Final notes
Overview
Teaching: 15 min
Exercises: 15 minQuestions
What are some tips and tricks I can use to make this easier?
Objectives
Understand how to make a DAG graph.
Now that we know how to write and scale a pipeline, here are some tips and tricks for making the process go more smoothly.
snakemake -n
is your friend
Whenever you edit your Snakefile, run snakemake -n
immediately afterwards.
This will check for errors and make sure that the pipeline is able to run.
The most common source of errors is a mismatch in filenames
(Snakemake doesn’t know how to produce a particular output file) —
snakemake -n
will catch this as long as the troublesome output files haven’t
already been made.
Configuring logging
By default, Snakemake prints all output from stderr and stdout from rules. This is useful, but if a failure occurs (or we otherwise need to inspect the logs) it can be extremely difficult to determine what happened or which rule had an issue, especially when running in parallel.

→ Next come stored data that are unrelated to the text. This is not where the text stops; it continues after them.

# gautam-sabnis/A-Divide-and-Conquer-Strategy-for-High-Dimensional-Bayesian-Factor-Models

Hardware: AMD Instinct MI355X
Metric: Gibbs iters/sec (node) at p=20k,n=1k,g=64; cov-assembly MFMA util % (higher is better)
Workload: dtype f64; 1 GPU; c3: p=19968 (P=312 x g=64), n=1000, K=30 (k=1920), rho=0.5, thin=5, burnin=0 (assembly in timed region), asm_batch=96; global_batch=1000, parallelism=shards64/gpus1

## Files before the change

a-divide-and-conquer-strategy-for-high-dimensional-bayesian-factor-models_amd/csrc/assemble.hip:

```cpp
#include "dcfm_internal.h"
#include "linalg.h"

#include <algorithm>

namespace dcfm {

template <bool M2>
__global__ __launch_bounds__(256) void k_save(Dims d, const double *__restrict__ Lam,
                                              const double *__restrict__ omega,
                                              double *__restrict__ Lb, double *__restrict__ wsum,
                                              int LDB, int slot, double *__restrict__ wslot, int B) {
    const size_t total = (size_t)d.G * d.P * d.K;
    for (size_t e = blockIdx.x * (size_t)blockDim.x + threadIdx.x; e < total;
         e += (size_t)gridDim.x * blockDim.x) {
        const int k = e % d.K;
        const size_t jm = e / d.K;
        const int j = jm % d.P, m = jm / d.P;
        const size_t a = (size_t)(d.shard0 + m) * d.P + j;
        Lb[a * LDB + (size_t)slot * d.K + k] = Lam[((size_t)m * d.PP + j) * d.kp + k];
        if (k == 0) {
            const double w = omega[(size_t)m * d.PP + j];
            wsum[a] += w;
            if (M2) wslot[a * B + slot] = w;
        }
    }
}

constexpr int AKC = ASM_KC, ALD = ASM_TILE + 16, ASM_THREADS = 256;

__device__ __forceinline__ void assemble_tile(const Dims &d, const double *__restrict__ Lb, int LDB, int kext,
                                              const double *__restrict__ wsum, double inv_eff, int2 T, int T0,
                                              double *__restrict__ Sig, double (*As)[AKC][ALD],
                                              double (*Bs)[AKC][ALD], int (*shard_of)[ASM_TILE]) {
    double *__restrict__ St = Sig + (size_t)(tri(T.x) - tri(T0) + T.y) * ASM_TILE * ASM_TILE;
    const int t = threadIdx.x, wave = t >> 6, lane = t & 63;
    shard_of[t >> 7][t & 127] = ((t < ASM_TILE ? T.x : T.y) * ASM_TILE + (t & 127)) / d.P;
    const int r = lane & 15, q = lane >> 4;
    const int p = d.p;
    const int wa = (wave >> 1) * 64, wb = (wave & 1) * 64;
    const int clast = min(p, T.y * ASM_TILE + ASM_TILE) - 1;
    const bool cross = (T.x * ASM_TILE) / d.P > clast / d.P;
    const double sA = cross ? d.rho * inv_eff : 1.0;
    const int srow = t >> 1, shalf = t & 1;
    const int ga = T.x * ASM_TILE + srow, gb = T.y * ASM_TILE + srow;
    const bool va = ga < p, vb = gb < p;
    const double *pa = Lb + (size_t)(va ? ga : 0) * LDB + 8 * shalf;
    const double *pb = Lb + (size_t)(vb ? gb : 0) * LDB + 8 * shalf;
    const d2 zero2 = {0.0, 0.0};
    d2 ra[4], rb[4];
    auto gload = [&](int kc) {
#pragma unroll
        for (int i = 0; i < 4; ++i) {
            ra[i] = va ? *reinterpret_cast<const d2 *>(pa + kc + 2 * i) : zero2;
            rb[i] = vb ? *reinterpret_cast<const d2 *>(pb + kc + 2 * i) : zero2;
        }
    };
    auto lstore = [&](int buf) {
#pragma unroll
        for (int i = 0; i < 4; ++i) {
            const int k = 8 * shalf + 2 * i;
            As[buf][k][srow] = sA * ra[i].x;
            As[buf][k + 1][srow] = sA * ra[i].y;
            Bs[buf][k][srow] = rb[i].x;
            Bs[buf][k + 1][srow] = rb[i].y;
        }
    };
    gload(0);
    d4 acc[4][4];
    auto sl = [&](int u, int v, int h) { return reinterpret_cast<d2 *>(St + sig_tile_off(u, v, 2 * h, wave, lane)); };
    if (cross) {
#pragma unroll
        for (int u = 0; u < 4; ++u)
#pragma unroll
            for (int v = 0; v < 4; ++v)
#pragma unroll
                for (int h = 0; h < 2; ++h) {
                    const d2 o = __builtin_nontemporal_load(sl(u, v, h));
                    acc[u][v][2 * h] = o.x;
                    acc[u][v][2 * h + 1] = o.y;
                }
    } else {
#pragma unroll
        for (int u = 0; u < 4; ++u)
#pragma unroll
            for (int v = 0; v < 4; ++v) acc[u][v] = d4{0.0, 0.0, 0.0, 0.0};
    }
    lstore(0);
    __syncthreads();
    for (int kc = 0, buf = 0; kc < kext; kc += AKC, buf ^= 1) {
        const bool more = kc + AKC < kext;
        if (more) gload(kc + AKC);
        const int nk4 = min(AKC, kext - kc);
#pragma unroll
        for (int s4 = 0; s4 < AKC / 4; ++s4) {
            if (4 * s4 >= nk4) break;
            double a[4], b[4];
#pragma unroll
            for (int u = 0; u < 4; ++u) a[u] = As[buf][4 * s4 + q][wa + 16 * u + r];
#pragma unroll
            for (int v = 0; v < 4; ++v) b[v] = Bs[buf][4 * s4 + q][wb + 16 * v + r];
#pragma unroll
            for (int u = 0; u < 4; ++u)
#pragma unroll
                for (int v = 0; v < 4; ++v) acc[u][v] = mfma16x16x4(a[u], b[v], acc[u][v]);
        }
        if (more) lstore(buf ^ 1);
        __syncthreads();
    }
    if (cross) {
#pragma unroll
        for (int u = 0; u < 4; ++u)
#pragma unroll
            for (int v = 0; v < 4; ++v)
#pragma unroll
                for (int h = 0; h < 2; ++h) {
                    d2 o;
                    o.x = acc[u][v][2 * h];
                    o.y = acc[u][v][2 * h + 1];
                    __builtin_nontemporal_store(o, sl(u, v, h));
                }
        return;
    }
    const int a0 = T.x * ASM_TILE + wa, b0 = T.y * ASM_TILE + wb;
    int sb[4];
#pragma unroll
    for (int v = 0; v < 4; ++v) sb[v] = shard_of[1][wb + 16 * v + r];
#pragma unroll
    for (int u = 0; u < 4; ++u) {
        double old[4][4];
#pragma unroll
        for (int g = 0; g < 4; ++g) {
            const int a = a0 + 16 * u + q + 4 * g;
#pragma unroll
            for (int v = 0; v < 4; ++v) {
                const int b = b0 + 16 * v + r;
                const bool live = a < p && b <= a;
                old[g][v] = live ? __builtin_nontemporal_load(&St[sig_tile_off(u, v, g, wave, lane)]) : 0.0;
            }
        }
#pragma unroll
        for (int g = 0; g < 4; ++g) {
            const int a = a0 + 16 * u + q + 4 * g;
            const int sa = shard_of[0][wa + 16 * u + q + 4 * g];
            const double dg = (a < p) ? wsum[a] * inv_eff : 0.0;
#pragma unroll
            for (int v = 0; v < 4; ++v) {
                const int b = b0 + 16 * v + r;
                if (a < p && b <= a) {
                    const double coef = (sb[v] == sa) ? 1.0 : d.rho;
                    double val = coef * acc[u][v][g] * inv_eff;
                    if (a == b) val += dg;
                    __builtin_nontemporal_store(old[g][v] + val, &St[sig_tile_off(u, v, g, wave, lane)]);
                }
            }
        }
    }
}

__global__ __launch_bounds__(256, 2) void k_assemble(Dims d, const double *__restrict__ Lb, int LDB,
                                                     int kext, const double *__restrict__ wsum,
                                                     double inv_eff, const int2 *__restrict__ tiles, int T0,
                                                     double *__restrict__ Sig) {
    __shared__ double As[2][AKC][ALD], Bs[2][AKC][ALD];
    __shared__ int shard_of[2][ASM_TILE];
    assemble_tile(d, Lb, LDB, kext, wsum, inv_eff, tiles[xcd_remap(blockIdx.x, gridDim.x)], T0, Sig, As, Bs,
                  shard_of);
}

template <int WHICH>
__global__ __launch_bounds__(256) void k_sigma_pack(const double *__restrict__ S, const double *__restrict__ S2,
                                                    double rs, int p, int T0, int T1, int c0, int nc,
                                                    double *__restrict__ out, int dset, double dval) {
    auto at = [&](size_t o) {
        if (WHICH == 0) return S[o];
        if (WHICH == 1) return S2[o];
        const double m = rs * S[o];
        return sqrt(fmax(0.0, fma(rs, S2[o], -m * m)));
    };
    __shared__ double lo[32][33];
    const int R0 = min(p, T0 * ASM_TILE), R1 = min(p, T1 * ASM_TILE);
    const int r0 = blockIdx.x * 32, cb = c0 + blockIdx.y * 32;
    const int tx = threadIdx.x & 31, ty = threadIdx.x >> 5;
    const bool need_lo = r0 + 31 >= cb;
    const bool need_up = r0 < cb + 31;
    if (need_lo) {
        for (int yy = ty; yy < 32; yy += 8) {
            const int r = r0 + yy, c = cb + tx;
            lo[yy][tx] = (r >= R0 && r < R1 && c < c0 + nc && r >= c) ? ((dset && r == c) ? dval : at(sig_off(r, c, T0))) : 0.0;
        }
    }
    __syncthreads();
    for (int yy = ty; yy < 32; yy += 8) {
        const int c = cb + yy, r = r0 + tx;
        if (c >= c0 + nc || r >= R1) continue;
        const long long wl = win_lo(c, R0, R1);
        if (r < wl) continue;
        const double v = (r >= c) ? lo[tx][yy] : (need_up ? at(sig_off(c, r, T0)) : 0.0);
        out[win_off(c, c0, R0, R1) + (r - wl)] = v;
    }
}

__global__ __launch_bounds__(256) void k_sigma_unpack(const double *__restrict__ recv, int p, int c0, int cbeg,
                                                      const int *__restrict__ Tb,
                                                      const long long *__restrict__ base, int nranks,
                                                      double *__restrict__ out) {
    const int c = cbeg + blockIdx.y;
    for (int r = blockIdx.x * 256 + threadIdx.x; r < p; r += gridDim.x * 256) {
        const int t = max(r, c) / ASM_TILE;
        int k = 0;
        while (k + 1 < nranks && Tb[k + 1] <= t) ++k;
        const long long R0 = min(p, Tb[k] * ASM_TILE), R1 = min(p, Tb[k + 1] * ASM_TILE);
        out[(size_t)(c - c0) * p + r] = recv[base[k] + win_off(c, c0, R0, R1) + (r - win_lo(c, R0, R1))];
    }
}

void launch_save(const Dims &d, const Bufs &b, double *Lb, double *wsum, int slot, hipStream_t s, double *wslot,
                 int B) {
    const size_t total = (size_t)d.G * d.P * d.K;
    const int grid = (int)std::min<size_t>((total + 255) / 256, 4096);
    if (wslot)
        hipLaunchKernelGGL(k_save<true>, dim3(grid), dim3(256), 0, s, d, b.Lam, b.omega, Lb, wsum, b.LDB, slot, wslot, B);
    else
        hipLaunchKernelGGL(k_save<false>, dim3(grid), dim3(256), 0, s, d, b.Lam, b.omega, Lb, wsum, b.LDB, slot, wslot, B);
}
void launch_assemble(const Dims &d, const Bufs &b, const double *Lb, const double *wsum, int kext,
                     double inv_eff, hipStream_t s) {
    if (b.ntiles == 0) return;
    hipLaunchKernelGGL(k_assemble, dim3(b.ntiles), dim3(ASM_THREADS), 0, s, d, Lb, b.LDB, kext, wsum, inv_eff,
                       b.tiles, b.T0, b.Sigma);
}
void launch_sigma_pack(const double *S, const double *S2, int which, double rs, int p, int T0, int T1, int c0,
                       int nc, double *out, hipStream_t s, const double *diag) {
    const int R1 = std::min(p, T1 * ASM_TILE);
    if (nc <= 0 || R1 <= 0 || T1 <= T0) return;
    const dim3 grid(cdiv(R1, 32), cdiv(nc, 32));
    const int dset = diag ? 1 : 0;
    const double dval = diag ? *diag : 0.0;
    if (which == 0)
        hipLaunchKernelGGL(k_sigma_pack<0>, grid, dim3(256), 0, s, S, S2, rs, p, T0, T1, c0, nc, out, dset, dval);
    else if (which == 1)
        hipLaunchKernelGGL(k_sigma_pack<1>, grid, dim3(256), 0, s, S, S2, rs, p, T0, T1, c0, nc, out, dset, dval);
    else hipLaunchKernelGGL(k_sigma_pack<2>, grid, dim3(256), 0, s, S, S2, rs, p, T0, T1, c0, nc, out, dset, dval);
}
void launch_sigma_unpack(const double *recv, int p, int c0, int nc, const int *Tb, const long long *base,
                         int nranks, double *out, hipStream_t s) {
    for (int j = 0; j < nc; j += 32768) {
        const int w = std::min(32768, nc - j);
        hipLaunchKernelGGL(k_sigma_unpack, dim3(std::min(cdiv(p, 256), 16), w), dim3(256), 0, s, recv, p, c0, c0 + j,
                           Tb, base, nranks, out);
    }
}

}
```

Measured before the change: 5719 iter/s.

## Software-pipeline LDS operand loads and staging in covariance assembly MFMA loop

Restructures the assembly GEMM inner loop so LDS operand reads for the next k-step are double-buffered in registers and overlap the current MFMAs. The next chunk's LDS staging moves to a configurable step inside the chunk, with a single barrier before switching buffers. Global loads become unconditional, with out-of-range rows zeroed at LDS-store time instead of via predicated loads. This aims to hide LDS and global latency behind MFMA work, at the cost of more registers. It also loads clamped row-0 data for invalid rows, which is safe but wastes some bandwidth.

```diff
diff --git a/a-divide-and-conquer-strategy-for-high-dimensional-bayesian-factor-models_amd/csrc/assemble.hip b/a-divide-and-conquer-strategy-for-high-dimensional-bayesian-factor-models_amd/csrc/assemble.hip
--- a/a-divide-and-conquer-strategy-for-high-dimensional-bayesian-factor-models_amd/csrc/assemble.hip
+++ b/a-divide-and-conquer-strategy-for-high-dimensional-bayesian-factor-models_amd/csrc/assemble.hip
@@ -27,6 +27,16 @@
 }
 
 constexpr int AKC = ASM_KC, ALD = ASM_TILE + 16, ASM_THREADS = 256;
+#ifndef DCFM_ASM_PIPE
+#define DCFM_ASM_PIPE 1
+#endif
+#ifndef DCFM_ASM_GLB
+#define DCFM_ASM_GLB 1
+#endif
+constexpr bool ASM_GLB = DCFM_ASM_GLB;
+#ifndef DCFM_ASM_LSTORE_AT
+#define DCFM_ASM_LSTORE_AT 2
+#endif
 
 __device__ __forceinline__ void assemble_tile(const Dims &d, const double *__restrict__ Lb, int LDB, int kext,
                                               const double *__restrict__ wsum, double inv_eff, int2 T, int T0,
@@ -51,18 +61,23 @@
     auto gload = [&](int kc) {
 #pragma unroll
         for (int i = 0; i < 4; ++i) {
-            ra[i] = va ? *reinterpret_cast<const d2 *>(pa + kc + 2 * i) : zero2;
-            rb[i] = vb ? *reinterpret_cast<const d2 *>(pb + kc + 2 * i) : zero2;
+            if (ASM_GLB) {
+                ra[i] = *reinterpret_cast<const d2 *>(pa + kc + 2 * i);
+                rb[i] = *reinterpret_cast<const d2 *>(pb + kc + 2 * i);
+            } else {
+                ra[i] = va ? *reinterpret_cast<const d2 *>(pa + kc + 2 * i) : zero2;
+                rb[i] = vb ? *reinterpret_cast<const d2 *>(pb + kc + 2 * i) : zero2;
+            }
         }
     };
     auto lstore = [&](int buf) {
 #pragma unroll
         for (int i = 0; i < 4; ++i) {
             const int k = 8 * shalf + 2 * i;
-            As[buf][k][srow] = sA * ra[i].x;
-            As[buf][k + 1][srow] = sA * ra[i].y;
-            Bs[buf][k][srow] = rb[i].x;
-            Bs[buf][k + 1][srow] = rb[i].y;
+            As[buf][k][srow] = ASM_GLB && !va ? 0.0 : sA * ra[i].x;
+            As[buf][k + 1][srow] = ASM_GLB && !va ? 0.0 : sA * ra[i].y;
+            Bs[buf][k][srow] = ASM_GLB && !vb ? 0.0 : rb[i].x;
+            Bs[buf][k + 1][srow] = ASM_GLB && !vb ? 0.0 : rb[i].y;
         }
     };
     gload(0);
@@ -87,6 +102,55 @@
     }
     lstore(0);
     __syncthreads();
+    auto opload = [&](int buf, int s4, double (&a)[4], double (&b)[4]) {
+#pragma unroll
+        for (int u = 0; u < 4; ++u) a[u] = As[buf][4 * s4 + q][wa + 16 * u + r];
+#pragma unroll
+        for (int v = 0; v < 4; ++v) b[v] = Bs[buf][4 * s4 + q][wb + 16 * v + r];
+    };
+    auto mma = [&](const double (&a)[4], const double (&b)[4]) {
+#pragma unroll
+        for (int u = 0; u < 4; ++u)
+#pragma unroll
+            for (int v = 0; v < 4; ++v) acc[u][v] = mfma16x16x4(a[u], b[v], acc[u][v]);
+    };
+#if DCFM_ASM_PIPE
+    constexpr int NS = AKC / 4, LAT = DCFM_ASM_LSTORE_AT;
+    static_assert(1 <= LAT && LAT < NS, "the staging precedes the chunk's barrier");
+    const int nch = (kext + AKC - 1) / AKC;
+    const int nlast = (kext - (nch - 1) * AKC) / 4;
+    double a[2][4], b[2][4];
+    int buf = 0;
+    opload(0, 0, a[0], b[0]);
+    for (int c = 0; c < nch - 1; ++c, buf ^= 1) {
+        gload((c + 1) * AKC);
+#pragma unroll
+        for (int s4 = 0; s4 < NS; ++s4) {
+            if (s4 + 1 < NS) {
+                opload(buf, s4 + 1, a[(s4 + 1) & 1], b[(s4 + 1) & 1]);
+            } else {
+                __builtin_amdgcn_sched_barrier(0);
+                __syncthreads();
+                opload(buf ^ 1, 0, a[0], b[0]);
+                __builtin_amdgcn_sched_barrier(0);
+            }
+            mma(a[s4 & 1], b[s4 & 1]);
+            if (s4 + 1 == LAT) {
+                __builtin_amdgcn_sched_barrier(0);
+#pragma unroll
+                for (int i = 0; i < 4; ++i) asm volatile("" : "+v"(ra[i]), "+v"(rb[i]));
+                lstore(buf ^ 1);
+            }
+        }
+    }
+    mma(a[0], b[0]);
+#pragma unroll
+    for (int s4 = 1; s4 < NS; ++s4) {
+        if (s4 >= nlast) break;
+        opload(buf, s4, a[1], b[1]);
+        mma(a[1], b[1]);
+    }
+#else
     for (int kc = 0, buf = 0; kc < kext; kc += AKC, buf ^= 1) {
         const bool more = kc + AKC < kext;
         if (more) gload(kc + AKC);
@@ -95,18 +159,13 @@
         for (int s4 = 0; s4 < AKC / 4; ++s4) {
             if (4 * s4 >= nk4) break;
             double a[4], b[4];
-#pragma unroll
-            for (int u = 0; u < 4; ++u) a[u] = As[buf][4 * s4 + q][wa + 16 * u + r];
-#pragma unroll
-            for (int v = 0; v < 4; ++v) b[v] = Bs[buf][4 * s4 + q][wb + 16 * v + r];
-#pragma unroll
-            for (int u = 0; u < 4; ++u)
-#pragma unroll
-                for (int v = 0; v < 4; ++v) acc[u][v] = mfma16x16x4(a[u], b[v], acc[u][v]);
+            opload(buf, s4, a, b);
+            mma(a, b);
         }
         if (more) lstore(buf ^ 1);
         __syncthreads();
     }
+#endif
     if (cross) {
 #pragma unroll
         for (int u = 0; u < 4; ++u)
```

After: 5845 iter/s (median of 6 runs). +2.2%, better.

The solution to this issue is to redirect the output from each rule/
set of inputs to a dedicated log file.
We can do this using the log
keyword.
Let’s modify our count_words
rule to be slightly more verbose and redirect
this output to a dedicated log file.
Two things before we start:
&>
is a handy operator in bash that redirects bothstdout
andstderr
to a file.&>>
does the same thing as&>
, but appends to a file instead of overwriting it.
# count words in one of our "books"
rule count_words:
input:
wc='wordcount.py',
book='books/{file}.txt'
output: 'dats/{file}.dat'
threads: 4
log: 'dats/{file}.log'
shell:
'''
echo "Running {input.wc} with {threads} cores on {input.book}." &> {log}
python {input.wc} {input.book} {output} &>> {log}
'''
$ snakemake clean
$ snakemake -j 8
$ cat dats/abyss.log
# snakemake output omitted
Running wordcount.py with 4 cores on books/abyss.txt.
Notice how the pipeline no longer prints to the pipeline’s log, and instead redirects this to a log file.
Choosing a good log file location
Though you can put a log anywhere (and name it anything), it is often a good practice to put the log in the same directory where the rule’s output will be created. If you need to investigate the output for a rule and associated log files, this means that you only have to check one location!
Token files
Often, a rule does not generate a unique output, and merely modifies a file.
In these cases it is often worthwhile to create a placeholder, or “token file”
as output.
A token file is simply an empty file that you can create with the touch command
(touch some_file.txt
creates an empty file called some_file.txt
).
An example rule using this technique is shown below:
rule token_example:
input: 'some_file.txt'
output: 'some_file.tkn' # marks some_file.txt as modified
shell:
'''
some_command --do-things {input} &&
touch {output}
'''
Directory locks
Only one instance of Snakemake can run in a directory at a time.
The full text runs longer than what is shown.